Collected data entries
[Start of Attachment]
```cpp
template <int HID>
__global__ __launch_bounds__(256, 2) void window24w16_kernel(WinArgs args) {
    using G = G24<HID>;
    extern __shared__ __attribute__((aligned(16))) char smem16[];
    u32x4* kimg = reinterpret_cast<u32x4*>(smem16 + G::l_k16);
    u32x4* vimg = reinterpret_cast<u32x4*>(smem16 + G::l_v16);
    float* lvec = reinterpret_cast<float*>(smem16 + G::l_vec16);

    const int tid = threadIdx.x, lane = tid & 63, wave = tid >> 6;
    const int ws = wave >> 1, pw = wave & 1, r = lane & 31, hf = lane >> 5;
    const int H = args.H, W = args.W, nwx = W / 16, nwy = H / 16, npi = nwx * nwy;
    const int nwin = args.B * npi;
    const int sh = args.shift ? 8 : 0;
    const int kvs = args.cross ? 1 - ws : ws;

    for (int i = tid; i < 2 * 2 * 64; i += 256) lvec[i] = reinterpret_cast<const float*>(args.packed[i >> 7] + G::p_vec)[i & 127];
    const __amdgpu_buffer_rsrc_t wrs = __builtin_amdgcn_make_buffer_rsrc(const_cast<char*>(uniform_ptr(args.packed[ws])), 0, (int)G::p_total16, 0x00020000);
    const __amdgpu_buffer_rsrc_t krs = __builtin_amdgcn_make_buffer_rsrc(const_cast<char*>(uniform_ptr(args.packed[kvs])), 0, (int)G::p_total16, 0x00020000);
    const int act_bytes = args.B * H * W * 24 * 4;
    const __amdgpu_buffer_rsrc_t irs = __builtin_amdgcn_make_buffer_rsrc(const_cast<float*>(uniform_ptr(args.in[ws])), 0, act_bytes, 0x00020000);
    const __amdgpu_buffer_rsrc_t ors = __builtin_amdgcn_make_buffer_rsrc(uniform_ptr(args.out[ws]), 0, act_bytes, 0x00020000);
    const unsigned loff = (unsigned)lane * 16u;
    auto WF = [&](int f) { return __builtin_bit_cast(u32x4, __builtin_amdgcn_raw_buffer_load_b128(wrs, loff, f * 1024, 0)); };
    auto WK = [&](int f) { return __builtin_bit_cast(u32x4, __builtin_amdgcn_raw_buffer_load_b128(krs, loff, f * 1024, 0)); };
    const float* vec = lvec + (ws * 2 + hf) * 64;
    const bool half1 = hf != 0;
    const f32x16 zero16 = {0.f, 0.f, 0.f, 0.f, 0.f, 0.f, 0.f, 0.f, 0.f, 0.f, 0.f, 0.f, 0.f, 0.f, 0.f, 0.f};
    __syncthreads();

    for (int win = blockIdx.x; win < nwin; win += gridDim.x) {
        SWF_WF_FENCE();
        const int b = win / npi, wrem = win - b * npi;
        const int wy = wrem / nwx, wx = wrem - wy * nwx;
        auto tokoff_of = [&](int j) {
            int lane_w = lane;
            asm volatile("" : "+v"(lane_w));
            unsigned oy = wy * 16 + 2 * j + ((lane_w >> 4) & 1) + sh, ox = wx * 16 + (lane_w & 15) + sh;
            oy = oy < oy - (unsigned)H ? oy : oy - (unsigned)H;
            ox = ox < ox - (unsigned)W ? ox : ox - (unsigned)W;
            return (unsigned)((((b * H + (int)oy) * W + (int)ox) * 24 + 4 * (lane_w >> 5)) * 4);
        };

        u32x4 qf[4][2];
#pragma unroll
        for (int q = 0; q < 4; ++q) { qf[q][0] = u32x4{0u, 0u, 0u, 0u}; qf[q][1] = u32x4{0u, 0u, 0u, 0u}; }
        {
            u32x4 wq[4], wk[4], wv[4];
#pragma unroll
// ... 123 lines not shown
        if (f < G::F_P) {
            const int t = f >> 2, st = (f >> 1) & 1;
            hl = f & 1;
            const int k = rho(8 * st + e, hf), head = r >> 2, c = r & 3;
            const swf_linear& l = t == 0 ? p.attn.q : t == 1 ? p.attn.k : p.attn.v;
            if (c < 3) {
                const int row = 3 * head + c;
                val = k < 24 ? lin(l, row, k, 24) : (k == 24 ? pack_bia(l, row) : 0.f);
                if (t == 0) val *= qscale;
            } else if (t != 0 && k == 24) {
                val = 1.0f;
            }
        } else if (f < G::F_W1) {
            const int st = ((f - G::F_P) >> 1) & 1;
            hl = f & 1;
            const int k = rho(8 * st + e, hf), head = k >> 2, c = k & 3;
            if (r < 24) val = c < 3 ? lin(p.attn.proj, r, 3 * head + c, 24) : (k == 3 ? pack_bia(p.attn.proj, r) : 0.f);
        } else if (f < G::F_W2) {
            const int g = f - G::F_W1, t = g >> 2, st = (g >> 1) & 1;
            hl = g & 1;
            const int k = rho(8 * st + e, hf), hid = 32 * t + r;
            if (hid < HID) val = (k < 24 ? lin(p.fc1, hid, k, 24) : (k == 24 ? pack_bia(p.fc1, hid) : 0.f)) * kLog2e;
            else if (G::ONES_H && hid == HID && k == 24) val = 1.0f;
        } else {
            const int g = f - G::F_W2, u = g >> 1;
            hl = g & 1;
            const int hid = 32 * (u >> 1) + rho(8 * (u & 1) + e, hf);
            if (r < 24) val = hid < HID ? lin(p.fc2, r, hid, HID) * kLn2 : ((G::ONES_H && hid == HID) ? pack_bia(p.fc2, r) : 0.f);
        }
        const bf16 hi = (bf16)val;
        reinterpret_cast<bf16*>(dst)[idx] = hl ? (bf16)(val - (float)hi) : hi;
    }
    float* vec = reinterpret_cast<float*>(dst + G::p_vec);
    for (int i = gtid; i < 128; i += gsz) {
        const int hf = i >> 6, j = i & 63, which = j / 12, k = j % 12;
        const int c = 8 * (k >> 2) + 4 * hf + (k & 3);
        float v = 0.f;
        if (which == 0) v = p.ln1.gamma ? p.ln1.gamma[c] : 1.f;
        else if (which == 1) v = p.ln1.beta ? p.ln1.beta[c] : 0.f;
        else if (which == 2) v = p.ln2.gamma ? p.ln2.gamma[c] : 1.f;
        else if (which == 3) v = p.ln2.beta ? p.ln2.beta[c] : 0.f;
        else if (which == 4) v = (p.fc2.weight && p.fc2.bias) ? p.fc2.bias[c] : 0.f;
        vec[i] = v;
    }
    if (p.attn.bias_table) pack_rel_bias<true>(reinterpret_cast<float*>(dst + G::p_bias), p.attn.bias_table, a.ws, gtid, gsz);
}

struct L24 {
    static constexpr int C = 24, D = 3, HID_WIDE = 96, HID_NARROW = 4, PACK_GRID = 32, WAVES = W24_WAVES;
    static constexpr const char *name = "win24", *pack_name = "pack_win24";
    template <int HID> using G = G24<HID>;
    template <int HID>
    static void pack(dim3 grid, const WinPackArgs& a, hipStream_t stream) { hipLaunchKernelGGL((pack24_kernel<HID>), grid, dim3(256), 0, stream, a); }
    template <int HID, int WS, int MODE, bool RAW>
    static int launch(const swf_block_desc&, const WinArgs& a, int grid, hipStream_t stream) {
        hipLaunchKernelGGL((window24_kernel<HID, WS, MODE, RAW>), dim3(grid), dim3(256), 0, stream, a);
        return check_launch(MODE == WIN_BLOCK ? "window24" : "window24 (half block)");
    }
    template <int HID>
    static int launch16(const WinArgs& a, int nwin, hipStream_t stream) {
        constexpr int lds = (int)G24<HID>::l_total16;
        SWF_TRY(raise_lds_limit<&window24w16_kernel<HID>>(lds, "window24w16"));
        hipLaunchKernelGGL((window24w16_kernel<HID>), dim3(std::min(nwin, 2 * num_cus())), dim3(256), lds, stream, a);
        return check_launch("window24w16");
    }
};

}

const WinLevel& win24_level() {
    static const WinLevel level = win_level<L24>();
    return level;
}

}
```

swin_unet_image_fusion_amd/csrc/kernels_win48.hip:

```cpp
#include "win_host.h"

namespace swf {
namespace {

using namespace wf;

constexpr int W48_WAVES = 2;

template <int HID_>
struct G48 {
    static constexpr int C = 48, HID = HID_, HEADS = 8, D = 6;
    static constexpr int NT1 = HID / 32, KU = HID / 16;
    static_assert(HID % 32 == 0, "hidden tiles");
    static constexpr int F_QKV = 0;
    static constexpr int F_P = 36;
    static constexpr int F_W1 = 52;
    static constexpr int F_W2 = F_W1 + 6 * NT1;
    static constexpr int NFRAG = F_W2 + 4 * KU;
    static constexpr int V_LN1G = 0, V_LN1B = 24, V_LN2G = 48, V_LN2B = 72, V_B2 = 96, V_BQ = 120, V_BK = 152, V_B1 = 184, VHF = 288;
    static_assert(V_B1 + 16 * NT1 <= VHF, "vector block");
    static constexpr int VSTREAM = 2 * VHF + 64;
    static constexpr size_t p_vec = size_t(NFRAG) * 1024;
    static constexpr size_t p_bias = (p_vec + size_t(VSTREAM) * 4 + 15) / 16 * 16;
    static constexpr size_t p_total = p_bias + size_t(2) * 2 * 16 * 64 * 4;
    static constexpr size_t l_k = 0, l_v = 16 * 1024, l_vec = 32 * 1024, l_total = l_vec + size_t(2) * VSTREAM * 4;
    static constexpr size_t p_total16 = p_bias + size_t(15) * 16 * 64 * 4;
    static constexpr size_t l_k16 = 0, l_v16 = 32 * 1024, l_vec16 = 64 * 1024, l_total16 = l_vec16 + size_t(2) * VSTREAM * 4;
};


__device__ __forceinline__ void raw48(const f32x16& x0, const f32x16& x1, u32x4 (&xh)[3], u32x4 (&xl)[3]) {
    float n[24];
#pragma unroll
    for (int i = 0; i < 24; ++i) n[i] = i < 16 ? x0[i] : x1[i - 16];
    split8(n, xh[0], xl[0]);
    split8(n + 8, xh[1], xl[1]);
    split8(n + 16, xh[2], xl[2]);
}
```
[End of Attachment]
[Start of Attachment]
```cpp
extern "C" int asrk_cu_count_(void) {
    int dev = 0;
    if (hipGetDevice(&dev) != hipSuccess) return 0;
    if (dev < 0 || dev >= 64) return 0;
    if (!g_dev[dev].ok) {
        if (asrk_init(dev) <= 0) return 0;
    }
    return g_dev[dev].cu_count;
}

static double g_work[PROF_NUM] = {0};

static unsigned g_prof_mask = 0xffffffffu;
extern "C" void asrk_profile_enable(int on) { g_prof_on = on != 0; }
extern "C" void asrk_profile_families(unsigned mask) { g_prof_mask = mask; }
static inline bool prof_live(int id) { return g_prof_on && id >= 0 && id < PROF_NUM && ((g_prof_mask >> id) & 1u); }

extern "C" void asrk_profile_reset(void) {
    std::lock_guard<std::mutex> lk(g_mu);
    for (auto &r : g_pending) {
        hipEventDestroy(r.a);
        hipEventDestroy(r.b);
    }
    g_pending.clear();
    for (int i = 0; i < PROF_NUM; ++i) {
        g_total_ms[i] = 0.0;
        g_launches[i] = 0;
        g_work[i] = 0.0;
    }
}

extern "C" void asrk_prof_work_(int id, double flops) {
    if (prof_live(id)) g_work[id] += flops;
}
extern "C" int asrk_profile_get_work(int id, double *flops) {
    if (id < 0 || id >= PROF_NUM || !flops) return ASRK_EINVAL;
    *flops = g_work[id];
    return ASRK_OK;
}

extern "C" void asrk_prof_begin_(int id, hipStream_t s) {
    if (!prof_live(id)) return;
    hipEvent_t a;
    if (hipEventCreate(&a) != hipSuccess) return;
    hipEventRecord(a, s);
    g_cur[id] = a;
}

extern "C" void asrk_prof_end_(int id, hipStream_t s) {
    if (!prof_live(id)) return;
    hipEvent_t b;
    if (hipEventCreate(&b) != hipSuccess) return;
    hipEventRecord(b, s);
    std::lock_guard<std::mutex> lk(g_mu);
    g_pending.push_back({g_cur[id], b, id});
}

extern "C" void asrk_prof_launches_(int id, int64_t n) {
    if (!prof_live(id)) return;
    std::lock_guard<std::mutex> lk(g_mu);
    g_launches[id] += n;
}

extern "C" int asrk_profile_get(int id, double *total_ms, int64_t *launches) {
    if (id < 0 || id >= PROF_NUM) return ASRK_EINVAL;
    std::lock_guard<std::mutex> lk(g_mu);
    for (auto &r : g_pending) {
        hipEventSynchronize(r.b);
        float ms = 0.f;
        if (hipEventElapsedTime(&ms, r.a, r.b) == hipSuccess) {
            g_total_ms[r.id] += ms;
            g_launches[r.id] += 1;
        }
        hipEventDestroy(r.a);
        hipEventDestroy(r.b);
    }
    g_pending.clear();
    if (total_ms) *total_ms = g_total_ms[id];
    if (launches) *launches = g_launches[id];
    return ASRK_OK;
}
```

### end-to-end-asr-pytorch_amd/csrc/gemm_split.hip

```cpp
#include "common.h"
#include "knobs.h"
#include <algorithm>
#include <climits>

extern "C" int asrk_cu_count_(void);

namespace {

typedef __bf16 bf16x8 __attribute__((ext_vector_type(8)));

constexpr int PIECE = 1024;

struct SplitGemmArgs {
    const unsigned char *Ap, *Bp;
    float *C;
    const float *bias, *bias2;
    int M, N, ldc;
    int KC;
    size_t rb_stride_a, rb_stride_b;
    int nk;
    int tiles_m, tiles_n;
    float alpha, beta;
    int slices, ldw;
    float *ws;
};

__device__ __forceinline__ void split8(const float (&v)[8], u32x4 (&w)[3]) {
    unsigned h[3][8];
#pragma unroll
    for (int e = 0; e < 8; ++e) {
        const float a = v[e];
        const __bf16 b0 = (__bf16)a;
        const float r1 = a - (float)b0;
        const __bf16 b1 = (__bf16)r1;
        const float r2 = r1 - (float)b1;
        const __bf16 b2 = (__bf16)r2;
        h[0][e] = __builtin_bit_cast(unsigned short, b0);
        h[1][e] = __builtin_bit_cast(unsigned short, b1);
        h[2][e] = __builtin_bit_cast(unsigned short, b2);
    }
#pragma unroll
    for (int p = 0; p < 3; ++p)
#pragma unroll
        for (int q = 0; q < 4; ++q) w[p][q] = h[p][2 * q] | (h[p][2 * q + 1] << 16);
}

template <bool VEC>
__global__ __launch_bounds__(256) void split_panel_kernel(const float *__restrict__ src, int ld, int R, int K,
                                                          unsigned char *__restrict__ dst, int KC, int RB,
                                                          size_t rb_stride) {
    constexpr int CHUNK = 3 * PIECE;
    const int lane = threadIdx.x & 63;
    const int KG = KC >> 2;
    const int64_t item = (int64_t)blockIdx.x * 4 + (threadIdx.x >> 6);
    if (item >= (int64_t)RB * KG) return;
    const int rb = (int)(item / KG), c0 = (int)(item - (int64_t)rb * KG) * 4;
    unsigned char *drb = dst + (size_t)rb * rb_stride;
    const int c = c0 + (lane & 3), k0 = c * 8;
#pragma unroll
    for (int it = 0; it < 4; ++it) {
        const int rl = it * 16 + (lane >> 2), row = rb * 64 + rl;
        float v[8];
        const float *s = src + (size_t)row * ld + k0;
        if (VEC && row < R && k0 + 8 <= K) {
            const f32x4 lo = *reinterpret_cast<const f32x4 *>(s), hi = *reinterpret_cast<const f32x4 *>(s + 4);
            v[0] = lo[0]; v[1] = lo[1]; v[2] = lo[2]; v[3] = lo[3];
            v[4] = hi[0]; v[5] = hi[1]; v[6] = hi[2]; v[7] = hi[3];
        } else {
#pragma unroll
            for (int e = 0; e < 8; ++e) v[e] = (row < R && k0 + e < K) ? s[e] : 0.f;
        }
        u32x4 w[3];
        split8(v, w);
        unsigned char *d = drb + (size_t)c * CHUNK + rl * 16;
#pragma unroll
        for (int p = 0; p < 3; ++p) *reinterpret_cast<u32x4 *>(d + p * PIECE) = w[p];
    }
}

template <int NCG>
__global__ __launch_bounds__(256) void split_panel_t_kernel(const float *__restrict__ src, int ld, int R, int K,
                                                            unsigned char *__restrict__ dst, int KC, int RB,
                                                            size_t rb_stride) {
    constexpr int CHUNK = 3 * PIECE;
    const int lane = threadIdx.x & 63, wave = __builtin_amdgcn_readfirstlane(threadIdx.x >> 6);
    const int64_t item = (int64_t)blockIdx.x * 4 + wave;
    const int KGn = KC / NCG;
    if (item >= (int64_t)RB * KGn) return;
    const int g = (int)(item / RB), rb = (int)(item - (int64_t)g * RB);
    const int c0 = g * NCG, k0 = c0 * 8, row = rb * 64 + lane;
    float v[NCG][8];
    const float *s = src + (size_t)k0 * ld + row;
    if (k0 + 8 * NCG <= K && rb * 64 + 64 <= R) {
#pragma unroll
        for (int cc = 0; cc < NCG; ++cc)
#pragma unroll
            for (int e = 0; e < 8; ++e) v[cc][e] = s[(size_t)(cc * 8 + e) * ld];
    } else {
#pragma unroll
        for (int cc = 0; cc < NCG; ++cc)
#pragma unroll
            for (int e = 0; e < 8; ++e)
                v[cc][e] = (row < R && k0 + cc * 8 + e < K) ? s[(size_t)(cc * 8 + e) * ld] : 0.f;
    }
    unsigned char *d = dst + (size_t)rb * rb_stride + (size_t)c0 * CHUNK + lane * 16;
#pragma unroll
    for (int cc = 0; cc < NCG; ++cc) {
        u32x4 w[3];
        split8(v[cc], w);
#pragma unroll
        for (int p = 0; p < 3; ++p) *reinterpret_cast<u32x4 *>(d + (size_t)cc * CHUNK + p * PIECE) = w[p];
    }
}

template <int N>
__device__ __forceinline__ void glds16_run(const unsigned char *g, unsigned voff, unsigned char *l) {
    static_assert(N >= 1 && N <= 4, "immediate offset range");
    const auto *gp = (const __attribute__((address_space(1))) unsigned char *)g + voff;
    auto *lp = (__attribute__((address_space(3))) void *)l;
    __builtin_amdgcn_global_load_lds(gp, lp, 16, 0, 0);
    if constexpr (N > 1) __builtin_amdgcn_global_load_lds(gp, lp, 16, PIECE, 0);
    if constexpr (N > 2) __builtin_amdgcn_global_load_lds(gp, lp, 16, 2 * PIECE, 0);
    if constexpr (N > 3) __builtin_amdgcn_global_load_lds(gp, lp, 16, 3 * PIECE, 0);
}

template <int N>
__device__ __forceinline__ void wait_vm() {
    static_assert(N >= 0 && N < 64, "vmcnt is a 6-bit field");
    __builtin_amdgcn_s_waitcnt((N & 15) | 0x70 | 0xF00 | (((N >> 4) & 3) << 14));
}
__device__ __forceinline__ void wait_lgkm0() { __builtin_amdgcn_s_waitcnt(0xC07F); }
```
[End of Attachment]
[Start of Attachment]
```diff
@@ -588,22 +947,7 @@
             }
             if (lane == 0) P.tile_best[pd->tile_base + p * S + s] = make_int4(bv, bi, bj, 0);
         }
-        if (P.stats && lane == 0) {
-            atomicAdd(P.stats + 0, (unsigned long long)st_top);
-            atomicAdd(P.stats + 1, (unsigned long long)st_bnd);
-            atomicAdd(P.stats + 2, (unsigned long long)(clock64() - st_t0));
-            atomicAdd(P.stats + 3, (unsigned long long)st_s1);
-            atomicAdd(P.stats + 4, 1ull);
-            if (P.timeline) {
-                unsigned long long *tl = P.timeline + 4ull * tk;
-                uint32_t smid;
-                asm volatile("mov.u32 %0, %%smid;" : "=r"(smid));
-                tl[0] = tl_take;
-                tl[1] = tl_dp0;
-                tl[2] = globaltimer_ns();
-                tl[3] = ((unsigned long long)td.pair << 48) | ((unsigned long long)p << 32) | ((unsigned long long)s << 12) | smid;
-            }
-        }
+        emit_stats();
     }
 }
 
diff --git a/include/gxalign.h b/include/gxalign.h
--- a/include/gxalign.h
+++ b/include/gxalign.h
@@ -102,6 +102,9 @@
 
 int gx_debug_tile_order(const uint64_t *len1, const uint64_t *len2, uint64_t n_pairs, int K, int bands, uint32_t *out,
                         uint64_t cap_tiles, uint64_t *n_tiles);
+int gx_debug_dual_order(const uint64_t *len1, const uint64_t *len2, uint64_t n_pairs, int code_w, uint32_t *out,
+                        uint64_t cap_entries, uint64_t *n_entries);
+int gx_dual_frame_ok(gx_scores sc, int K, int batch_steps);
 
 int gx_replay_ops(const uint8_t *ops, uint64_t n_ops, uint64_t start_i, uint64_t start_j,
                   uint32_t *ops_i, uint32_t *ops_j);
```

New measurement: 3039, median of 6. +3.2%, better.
[End of Attachment]
▶ **TASK DETAILS**
Whenever the word "extern" shows up in a line above, copy that line.

▶ **SOLUTION**
    extern __shared__ __attribute__((aligned(16))) char smem16[];
extern "C" int asrk_cu_count_(void) {
extern "C" void asrk_profile_enable(int on) { g_prof_on = on != 0; }
extern "C" void asrk_profile_families(unsigned mask) { g_prof_mask = mask; }
extern "C" void asrk_profile_reset(void) {
extern "C" void asrk_prof_work_(int id, double flops) {
extern "C" int asrk_profile_get_work(int id, double *flops) {
extern "C" void asrk_prof_begin_(int id, hipStream_t s) {
extern "C" void asrk_prof_end_(int id, hipStream_t s) {
extern "C" void asrk_prof_launches_(int id, int64_t n) {
extern "C" int asrk_profile_get(int id, double *total_ms, int64_t *launches) {
extern "C" int asrk_cu_count_(void);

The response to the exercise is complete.